DATA FOR THIS TASK>

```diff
diff --git a/pysparse_amd/csrc/psp_internal.h b/pysparse_amd/csrc/psp_internal.h
--- a/pysparse_amd/csrc/psp_internal.h
+++ b/pysparse_amd/csrc/psp_internal.h
@@ -447,8 +447,9 @@
 }
 int csr_spmv_launch(const psp_csr *A, const double *x, double *y, const double *dotv,
                     double *partials, int *nparts, const int *skip = nullptr);
+int csr_spmv_pfx_constv(const psp_csr *A, int *cv);
 int csr_spmv_pfx_launch(const psp_csr *A, const double *r, const double *dinv, const double *p_old, double *p_new,
-                        double *q, double *x, double *partials, int *nparts, const PcgDev *dstate, int *available);
+                        double *q, double *x, double *partials, int *nparts, const PcgDev *dstate, int cv, int *available);
 int csr_spmv_scaled_launch(const psp_csr *A, const double *x, double xdiv, double *y, double *partials,
                            int *nparts, int *available, const int *skip = nullptr,
                            const double *xdiv_dev = nullptr);
diff --git a/pysparse_amd/csrc/psp_solvers.hip b/pysparse_amd/csrc/psp_solvers.hip
--- a/pysparse_amd/csrc/psp_solvers.hip
+++ b/pysparse_amd/csrc/psp_solvers.hip
@@ -491,13 +491,20 @@
   return e ? atoi(e) : (n >= (1 << 21) ? 1 : 0);
 }
 
+static int pcg_lazypf_cv_enabled() {
+  const char *e = psp::tuning_env("PSP_PCG_LAZYPF_CV");
+  return e ? atoi(e) : 1;
+}
+
 static int pcg_async_loop_lazy(psp_csr *Acsr, const double *dinv, int n, double *x, double *r, double *p, double *p2,
                                double *q, double n2b, double tolb, double normr0, double rho0, int maxit,
-                               int *info, int *iter, double *relres, double *hist, bool *folded) {
+                               int *info, int *iter, double *relres, double *hist, int *form) {
   constexpr int kBatch = 16;
   double *const P[2] = {p, p2};
   int usepf = (p2 && pcg_lazypf_mode(n)) ? 1 : 0;
-  *folded = false;
+  int usecv = 0;
+  if (usepf && pcg_lazypf_cv_enabled()) PSP_TRY(csr_spmv_pfx_constv(Acsr, &usecv));
+  *form = 0;
   Workspace *w;
   PSP_TRY(workspace(&w));
   LoopState<PcgDev> S;
@@ -511,7 +518,7 @@
       int np_x = 0;
       if (usepf) {
         const int e = enqueued + i + 1;
-        PSP_TRY(csr_spmv_pfx_launch(Acsr, r, dinv, P[(e - 1) & 1], P[e & 1], q, x, w->partials, &np, st, &usepf));
+        PSP_TRY(csr_spmv_pfx_launch(Acsr, r, dinv, P[(e - 1) & 1], P[e & 1], q, x, w->partials, &np, st, usecv, &usepf));
         np_x = np;
       }
       if (!usepf) {
@@ -525,7 +532,7 @@
     enqueued += batch;
     PSP_TRY(S.fetch());
   } while (!S.host->status);
-  *folded = usepf != 0;
+  *form = usepf ? (usecv ? 2 : 1) : 0;
   PcgDev *hst = S.host;
   if (usepf) p = P[hst->it & 1];
   if (hst->xpend) {
@@ -695,11 +702,17 @@
     }
     const int lazy_mode = pcg_lazy_enabled();
     const int rl = n > (1 << 21) ? 2 : 0;
-    if (lazy_mode == 2 || (lazy_mode == 1 && (n < (1 << 24) || n >= 3 * (1 << 23)))) {
-      bool pf = false;
+    const bool band = n >= (1 << 24) && n < 3 * (1 << 23);
+    int cv_band = 0;
+    if (lazy_mode == 1 && band && p2 && pcg_lazypf_mode(n) && pcg_lazypf_cv_enabled())
+      PSP_TRY(csr_spmv_pfx_constv(Acsr, &cv_band));
+    if (lazy_mode == 2 || (lazy_mode == 1 && (!band || cv_band))) {
+      int form = 0;
       const int rc = pcg_async_loop_lazy(Acsr, dinv, n, x, r, p, p2, q, n2b, tolb, normr, rho_next, maxit, info, iter,
-                                         relres, hist, &pf);
-      note_solve(pf ? "pcg_lazy_pf" : "pcg_lazy", (pf ? 4 : 5) + rl, (pf ? 56 : 64) + 16 * dstream, dstream);
+                                         relres, hist, &form);
+      static const char *const names[3] = {"pcg_lazy", "pcg_lazy_pf", "pcg_lazy_pf_cv"};
+      static const int beyond[3] = {64, 56, 0};
+      note_solve(names[form], (form ? 4 : 5) + rl, beyond[form] + 16 * dstream, dstream);
       return rc;
     }
     note_solve("pcg_eager", 6 + rl, 72 + 16 * dstream, dstream);
```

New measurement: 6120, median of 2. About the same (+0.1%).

EXERCISE> Copy each line from the entries above that has the word "PcgDev" in it.

WRITTEN RESPONSE>
-                        double *q, double *x, double *partials, int *nparts, const PcgDev *dstate, int *available);
+                        double *q, double *x, double *partials, int *nparts, const PcgDev *dstate, int cv, int *available);
   LoopState<PcgDev> S;
   PcgDev *hst = S.host;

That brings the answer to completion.